The National Eligibility cum Entrance Test for undergraduate medical admissions, NEET-UG, is the gateway for every aspiring doctor in India. In 2026 the examination was thrown into chaos when the question paper leaked — by the Opposition's account, circulating on WhatsApp before candidates had even entered their halls. The fallout was severe enough to force cancellation and disruption, upending the plans of roughly 22 lakh students who had spent years preparing for a single high-stakes morning.

Union Education Minister Dharmendra Pradhan responded by announcing that NEET would be shifted to a computer-based test (CBT) format from the next cycle, the implicit promise being that a digital examination is harder to leak than a printed paper physically transported to thousands of centres. For the Opposition, that concession was an admission rather than a fix.

The Backdrop

The leak did not occur in a vacuum. It landed atop a run of examination controversies that had already eroded public confidence in the testing architecture, and it revived long-standing questions about the National Testing Agency (NTA), the body responsible for conducting the country's largest entrance examinations. The Congress has coupled its demand for Pradhan's resignation with a demand for the NTA to be disbanded and rebuilt — arguing that patching a broken institution is not the same as fixing it.

For a generation of students and their families who treat these exams as the one meritocratic ladder still standing, a leak is not a bureaucratic mishap. It is a betrayal of the implicit promise that hard work, not connections or cash, decides who becomes a doctor.

The Political Battle

The Opposition, led by Congress, has kept the pressure relentless. Rahul Gandhi, the Leader of the Opposition, has said the party will "not rest" until the Education Minister resigns and a leak-proof system is in place, framing the issue around the "future of lakhs of children." He has taken the campaign out of the television studio and into the field, holding direct interactions with students — including a second such session in Dehradun — to keep the grievance visible and personal.

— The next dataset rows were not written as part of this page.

// ... 23 lines not shown
  if (idx < len) {
    const float ln2 = 0.69314718f;
    const float l1 = (side ? a.l1_1 : a.l1_0)[g];
    const unsigned mx = (side ? a.colmax_u : a.rowmax_u)[g];
    const bool dead = a.allow_dead && 2.002f * l1 * (side ? infA : infB) * a.inv_ct + 1e-3f <
                                          (a.lt + __builtin_log2f((float)(side ? a.L : a.S))) * ln2;
    const float mraw = side ? q8_margin_raw(sig0, l1A_max, clipA, sig1, l1, clipB, a.cpad)
                            : q8_margin_raw(sig0, l1, clipA, sig1, l1B_max, clipB, a.cpad);
    nm = dead ? -INFINITY : neg_stabiliser_log2(ss * q_decode(mx), mraw, a.inv_ct);
  }
  (side ? a.nmc : a.nmr)[g] = nm;
}

struct RowsExtra {
  int* thr_r; int* thr_c; float* wmaxb; float* cmaxu;
  int nchunks, chunk_units, items;
};

__global__ __launch_bounds__(256) void k_thresh(ScreenArgs a, RowsExtra x) {
  const int side = blockIdx.z, b = blockIdx.y;
  const int len = side ? a.S : a.L, lenp = side ? a.Sp : a.Lp;
  const int idx = blockIdx.x * 256 + threadIdx.x;
  const int lane = threadIdx.x & 63;
  const float sig0 = a.sigimg[b * 2], sig1 = a.sigimg[b * 2 + 1];
  const float* ist = a.imgstat + (long)b * 8;
  const float l1A_max = ist[0], clipA = ist[1], infA = ist[2], l1B_max = ist[3], clipB = ist[4], infB = ist[5];
  const float ss = sig0 * sig1;
  const float kss = a.k * ss;
  const bool screen_ok = kss > 1e-30f && kss < 1e30f;
  const float inv_kss = screen_ok ? 1.0f / kss : 0.f;
// ... 14 lines not shown
  float emu = 0.f;
  if (idx < len) {
    const float ln2 = 0.69314718f;
    const float l1 = (side ? a.l1_1 : a.l1_0)[g];
    const unsigned mx = (side ? a.colmax_u : a.rowmax_u)[g];
    const float bl1 = (side ? a.bstat1 : a.bstat0)[(long)b * nblk + blk].x;
    const bool dead = a.allow_dead && 2.002f * l1 * (side ? infA : infB) * a.inv_ct + 1e-3f <
                                          (a.lt + __builtin_log2f((float)(side ? a.L : a.S))) * ln2;
    const float mraw = side ? q8_margin_raw(sig0, l1A_max, clipA, sig1, l1, clipB, a.cpad)
                            : q8_margin_raw(sig0, l1, clipA, sig1, l1B_max, clipB, a.cpad);
    nm = dead ? -INFINITY : neg_stabiliser_log2(ss * q_decode(mx), mraw, a.inv_ct);
    emu = margin_log2(side ? q8_margin_raw(sig0, l1A_max, clipA, sig1, bl1, clipB, a.cpad)
                           : q8_margin_raw(sig0, bl1, clipA, sig1, l1B_max, clipB, a.cpad), a.inv_ct);
  }
  (side ? a.nmc : a.nmr)[g] = nm;
  (side ? x.thr_c : x.thr_r)[g] = idx < len ? sig_threshold(nm, emu, inv_kss) : 0x3fffffff;
  const float bm = half_reduce32_max(nm);
  if ((lane & 31) == 0) (side ? x.cmaxu : x.wmaxb)[(long)b * nblk + blk] = bm;
}
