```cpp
int aotb_logits_postproc_f32(const float* logits_nhwc, float* lowres_nchw, float* out_nchw, int h, int w,
                             int NC, int obj_num, int Ho, int Wo, int align_corners, void* stream);
int aotb_logits_argmax_f32(const float* lowres_nchw, float* label, int h, int w, int NC, int Ho, int Wo,
                           int align_corners, void* stream);
int aotb_soft_logit_aggregation_f32(const float* const* logits, int n_engines, int max_obj, float* out, int HW,
                                    void* stream);
int aotb_separate_labels_f32(const float* mask, int n_engines, int max_obj, float* out, int HW, void* stream);
int aotb_preprocess_bgr_u8(const void* img, int H, int W, const int* ix, const float* cx, const int* iy, const float* cy,
                           float* out, int Ho, int Wo, int flip, void* stream);
int aotb_label_to_u8(const float* label, void* out_u8, int n, void* stream);
int aotb_nearest_resize_f32(const float* in, float* out, int H, int W, int Ho, int Wo, void* stream);
int aotb_tta_merge_f32(const float* const* logits, const int* sizes, const int* flips, int n_augs, int NC, int H, int W,
                       int align_corners, const float* new_label, float* label, float* pred_prob, void* stream);
int aotb_tta_feedback_f32(const float* logits, int h, int w, int NC, int H, int W, int align_corners, int flip,
                          const float* new_label, float* out, int Hi, int Wi, void* stream);

int aotb_tc_pack_rows_f16x2(const float* src, int ld, void* dst, int cap, int rows, int H, int row_off,
                            const int* row_off_dev, float div, void* stream);
size_t aotb_lt_attn_tc_smem_bytes(void);
int aotb_lt_attn_tc_occupancy(int exact, int* ctas_per_sm, int* regs, int* local_bytes);
int aotb_lt_attn_tc_f16x2(const void* Qp, int Nq_cap, const void* Kp, const void* Vp, int kv_cap, int N, int Tk,
                          const int* Tk_dev, int H, float* O, int ldo, float* Opart, float* Mpart, float* Lpart,
                          int splits, int exact, float* dbg, void* stream);
int aotb_lt_attn_tc_slots_f16x2(const void* Qp, int Nq_cap, const void* Kp, const void* Vp, int kv_cap, int N, int Tk,
                                const int* Tk_dev, int H, float* Opart, float* Mpart, float* Lpart, int splits, int split_rows,
                                int exact, void* stream);

int aotb_split_rows_f16x2(const float* src, int lds, void* hi, void* lo, int ldw, int rows, int C, int row_off,
                          const int* row_off_dev, void* stream);
int aotb_split_cols_f16x2(const float* src, int lds, void* hiT, void* loT, int ldt, int rows, int C, int col_off,
                          const int* col_off_dev, void* stream);
int aotb_row_softmax_f32(float* S, int ld, int N, int cols, int Tk, const int* Tk_dev, float scale, void* stream);

int aotb_gp_attn_tc_f16x2(const void* Qp, int Nq_cap, const void* Kp, const void* Vp, int kv_cap, int N, int Tk,
                          const int* Tk_dev, int dv, float* O, int ldo, float* Opart, float* Mpart, float* Lpart,
                          int splits, int exact, void* stream);
int aotb_gp_attn_tc_slots_f16x2(const void* Qp, int Nq_cap, const void* Kp, const void* Vp, int kv_cap, int N, int Tk,
                                const int* Tk_dev, int dv, float* Opart, float* Mpart, float* Lpart, int splits, int split_rows,
                                int exact, void* stream);

int aotb_bank_append_f32(const float* src, int lds, float* bank, int ldb, int rows, int cols, int offset,
                         const int* offset_dev, void* stream);
// ... 14 lines not shown
```

Measured before the change: 400.8.

## Add tensor-core local attention kernel using split-fp16 mma.sync and make it default

Adds a new local (15x15 window) attention kernel for 32-dim heads. It computes QK, the relative-position key bias, softmax and PV with m16n8k16 mma.sync, splitting fp32 operands into hi/lo fp16 with three MMAs each to keep near-fp32 accuracy. It uses an online softmax per window row and stages K and V halos with cp.async, replacing the SIMT tile kernel as the default. The split-precision triple MMA adds conversion overhead and may shift numerics slightly compared with pure fp32.

```diff
diff --git a/aot_benchmark_b200/csrc/local_attn.cu b/aot_benchmark_b200/csrc/local_attn.cu
--- a/aot_benchmark_b200/csrc/local_attn.cu
+++ b/aot_benchmark_b200/csrc/local_attn.cu
@@ -1,4 +1,5 @@
 #include "common.cuh"
+#include "tc_common.cuh"
 
 namespace aotb {
 
@@ -355,6 +356,248 @@
 }
 
 
+constexpr int LTC_TY = 8, LTC_TX = 16, LTC_HH = LTC_TY + 2 * LR, LTC_HW = 32, LTC_LD = 36, LTC_SS = 17;
+constexpr size_t LTC_SMEM = sizeof(float) * (size_t)(2 * LTC_HH * LTC_HW * LTC_LD + LTC_TY * 16 * LTC_SS);
+
+__device__ __forceinline__ void split2(float x, float y, uint32_t& hi, uint32_t& lo) {
+    hi = tc::cvt_h2(x, y);
+    const float2 h = __half22float2(*reinterpret_cast<const __half2*>(&hi));
+    lo = tc::cvt_h2(x - h.x, y - h.y);
+}
+__device__ __forceinline__ void mma16816(float* d, const uint32_t* a, uint32_t b0, uint32_t b1) {
+    asm volatile("mma.sync.aligned.m16n8k16.row.col.f32.f16.f16.f32 {%0, %1, %2, %3}, {%4, %5, %6, %7}, {%8, %9}, "
+                 "{%0, %1, %2, %3};"
+                 : "+f"(d[0]), "+f"(d[1]), "+f"(d[2]), "+f"(d[3])
+                 : "r"(a[0]), "r"(a[1]), "r"(a[2]), "r"(a[3]), "r"(b0), "r"(b1));
+}
+__device__ __forceinline__ void mma_x3(float* d, const uint32_t* ah, const uint32_t* al, const uint32_t* bh, const uint32_t* bl) {
+    mma16816(d, ah, bh[0], bh[1]);
+    mma16816(d, al, bh[0], bh[1]);
+    mma16816(d, ah, bl[0], bl[1]);
+}
+
+__global__ void __launch_bounds__(256, 1) local_attn_mma_kernel(const LocalArgs p, const float* __restrict__ relv_t) {
+    pdl_sync();
+    constexpr int TX = LTC_TX, HW = LTC_HW, LD = LTC_LD, SS = LTC_SS, NPOS = LTC_HH * LTC_HW;
+    extern __shared__ __align__(16) float smem[];
+    float* ks = smem;
+    float* vs = ks + NPOS * LD;
+    const int tid = threadIdx.x, ly = tid >> 5, lane = tid & 31, g4 = lane >> 2, j = lane & 3;
+    float* scr = vs + NPOS * LD + ly * 16 * SS;
+    const int tiles_x = (p.w + TX - 1) / TX;
+    const int ty0 = (blockIdx.x / tiles_x) * LTC_TY, tx0 = (blockIdx.x % tiles_x) * TX;
+    const int g = blockIdx.y;
+
+    for (int f = tid; f < NPOS * 8; f += 256) {
+        const int pos = f >> 3, c4 = (f & 7) * 4;
+        const int yy = ty0 - LR + pos / HW, xx = tx0 - LR + pos % HW;
+        const bool in = yy >= 0 && yy < p.h && xx >= 0 && xx < p.w;
+        const size_t off = (size_t)(yy * p.w + xx);
+        cp_async16(ks + pos * LD + c4, in ? p.k + off * p.ldk + g * 32 + c4 : p.k, in ? 16 : 0);
+        cp_async16(vs + pos * LD + c4, in ? p.v + off * p.ldv + g * 32 + c4 : p.v, in ? 16 : 0);
+    }
+
+    uint32_t qh[2][4], ql[2][4], sh[2][4], sl[2][4];
+    {
+        const int y = ty0 + ly;
+        const float T = p.T;
+#pragma unroll
+        for (int r = 0; r < 2; ++r) {
+            const int x = tx0 + g4 + 8 * r;
+            float4 f[2] = {make_float4(0.f, 0.f, 0.f, 0.f), make_float4(0.f, 0.f, 0.f, 0.f)};
+            if (y < p.h && x < p.w) {
+                const float4* src = reinterpret_cast<const float4*>(p.q + (size_t)(y * p.w + x) * p.ldq + g * 32 + 8 * j);
+                f[0] = __ldg(src);
+                f[1] = __ldg(src + 1);
+            }
+#pragma unroll
+            for (int kk = 0; kk < 2; ++kk) {
+                split2(f[kk].x, f[kk].y, qh[kk][r], ql[kk][r]);
+                split2(f[kk].z, f[kk].w, qh[kk][r + 2], ql[kk][r + 2]);
+                split2(f[kk].x / T, f[kk].y / T, sh[kk][r], sl[kk][r]);
+                split2(f[kk].z / T, f[kk].w / T, sh[kk][r + 2], sl[kk][r + 2]);
+            }
+        }
+    }
+    cp_async_wait_all();
+    __syncthreads();
+
+    const float* wk = p.relk_w + (size_t)g * LTAPS * 32 + 8 * j;
+    const float* bk = p.relk_b + g * LTAPS;
+    const float* rv = relv_t + (size_t)g * LTAPS * 32 + 4 * g4;
+    struct RowOps { float4 wf[2][2]; float b[2][2]; float4 rf[4]; };
+    auto load_row = [&](int dy, RowOps& r) {
+        const float4 z = make_float4(0.f, 0.f, 0.f, 0.f);
+#pragma unroll
+        for (int nt = 0; nt < 2; ++nt) {
+            const int dxb = 8 * nt + g4;
+            const float4* src = reinterpret_cast<const float4*>(wk + (dy * LW + dxb) * 32);
+            r.wf[nt][0] = dxb < LW ? __ldg(src) : z;
+            r.wf[nt][1] = dxb < LW ? __ldg(src + 1) : z;
+#pragma unroll
+            for (int e = 0; e < 2; ++e) {
+                const int dx = 8 * nt + 2 * j + e;
+                r.b[nt][e] = dx < LW ? __ldg(bk + dy * LW + dx) : 0.f;
+            }
+        }
+#pragma unroll
+        for (int t = 0; t < 4; ++t) {
+            const int dx = 2 * j + (t & 1) + 8 * (t >> 1);
+            r.rf[t] = dx < LW ? __ldg(reinterpret_cast<const float4*>(rv + (dy * LW + dx) * 32)) : z;
+        }
+    };
+    RowOps nxt;
+    load_row(0, nxt);
+    float o[4][4] = {};
+    float m[2] = {-INFINITY, -INFINITY}, l[2] = {0.f, 0.f};
+#pragma unroll 1
+    for (int dy = 0; dy < LW; ++dy) {
+        const RowOps cur = nxt;
+        if (dy + 1 < LW) load_row(dy + 1, nxt);
+        const int hr = ly + dy;
+        const int yy = ty0 - LR + hr;
+        const bool yin = yy >= 0 && yy < p.h;
+        float s[2][4];
+#pragma unroll
+        for (int nt = 0; nt < 2; ++nt) {
+#pragma unroll
+            for (int e = 0; e < 2; ++e) {
+                s[nt][e] = cur.b[nt][e];
+                s[nt][e + 2] = cur.b[nt][e];
+            }
+#pragma unroll
+            for (int kk = 0; kk < 2; ++kk) {
+                const float4 f = cur.wf[nt][kk];
+                uint32_t bh[2], bl[2];
+                split2(f.x, f.y, bh[0], bl[0]);
+                split2(f.z, f.w, bh[1], bl[1]);
+                mma_x3(s[nt], qh[kk], ql[kk], bh, bl);
+            }
+        }
+        float sb[4][4] = {};
+#pragma unroll
+        for (int nt = 0; nt < 4; ++nt) {
+            const float4* kp = reinterpret_cast<const float4*>(ks + (hr * HW + 8 * nt + g4) * LD + 8 * j);
+#pragma unroll
+            for (int kk = 0; kk < 2; ++kk) {
+                const float4 f = kp[kk];
+                uint32_t bh[2], bl[2];
+                split2(f.x, f.y, bh[0], bl[0]);
+                split2(f.z, f.w, bh[1], bl[1]);
+                mma_x3(sb[nt], sh[kk], sl[kk], bh, bl);
+            }
+        }
+#pragma unroll
+        for (int nt = 0; nt < 4; ++nt)
+#pragma unroll
+            for (int i = 0; i < 4; ++i) {
+                const int lx = g4 + 8 * (i >> 1), hx = 8 * nt + 2 * j + (i & 1), dx = hx - lx;
+                const int xx = tx0 - LR + hx;
+                if (dx >= 0 && dx < LW) scr[lx * SS + dx] = (yin && xx >= 0 && xx < p.w) ? sb[nt][i] : -1e8f;
+            }
+        __syncwarp();
+        float mx[2] = {m[0], m[1]};
+#pragma unroll
+        for (int nt = 0; nt < 2; ++nt)
+#pragma unroll
+            for (int i = 0; i < 4; ++i) {
+                const int lx = g4 + 8 * (i >> 1), dx = 8 * nt + 2 * j + (i & 1);
+                s[nt][i] = dx < LW ? s[nt][i] + scr[lx * SS + dx] : -INFINITY;
+                mx[i >> 1] = fmaxf(mx[i >> 1], s[nt][i]);
+            }
+        __syncwarp();
+        float sc[2];
+#pragma unroll
+        for (int r = 0; r < 2; ++r) {
+            mx[r] = fmaxf(mx[r], __shfl_xor_sync(0xffffffffu, mx[r], 1));
+            mx[r] = fmaxf(mx[r], __shfl_xor_sync(0xffffffffu, mx[r], 2));
+            sc[r] = expf(m[r] - mx[r]);
+            m[r] = mx[r];
+            l[r] *= sc[r];
+        }
+#pragma unroll
+        for (int nt = 0; nt < 4; ++nt)
+#pragma unroll
+            for (int i = 0; i < 4; ++i) o[nt][i] *= sc[i >> 1];
+#pragma unroll
+        for (int nt = 0; nt < 2; ++nt)
+#pragma unroll
+            for (int i = 0; i < 4; ++i) {
+                s[nt][i] = expf(s[nt][i] - m[i >> 1]);
+                l[i >> 1] += s[nt][i];
+                scr[(g4 + 8 * (i >> 1)) * SS + 8 * nt + 2 * j + (i & 1)] = s[nt][i];
+            }
+        {
+            uint32_t ah[4], al[4];
+            split2(s[0][0], s[0][1], ah[0], al[0]);
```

Congress general secretary K.C. Venugopal has been the organisational engine of the campaign, announcing a nationwide student outreach with conventions focused on paper leaks, examination reform, unemployment and accountability for recurring irregularities in recruitment and entrance tests. The strategy is deliberate: convert a single scandal into a durable narrative about a government that cannot guarantee a fair exam.

The Government's Defence

Pradhan has not conceded ground. He has acknowledged that the leak "shouldn't have happened" while accusing Rahul Gandhi of exploiting student anxiety for political gain. He has contested specific claims — including disputes over centre allotments that the NTA said it had proactively rectified — and demanded an apology from the Congress leader, arguing that Opposition rallies and rhetoric compounded the disruption rather than helped the affected candidates.

The government's line is that the leak was a criminal act to be prosecuted, not a policy failure warranting a minister's head. The Opposition's line is that accountability at the top is precisely what deters the next leak.

The Street Movement

What has elevated NEET from a Parliament-corridor issue to a genuine political phenomenon is that it jumped the fence into street protest — and did so through an unusually Gen Z vehicle. A satirical youth-led movement calling itself the Cockroach Janta Party (CJP), founded by Abhijit Dipke, began a sit-in at Jantar Mantar in June, using irreverent branding to channel very real anger about examination integrity.

The movement gained national weight when educator and innovator Sonam Wangchuk joined it, launching an indefinite hunger strike in late June in support of the CJP's core demand — the resignation of the Education Minister. A figure with genuine moral standing lending his body to a satirical students' campaign changed the story's register entirely.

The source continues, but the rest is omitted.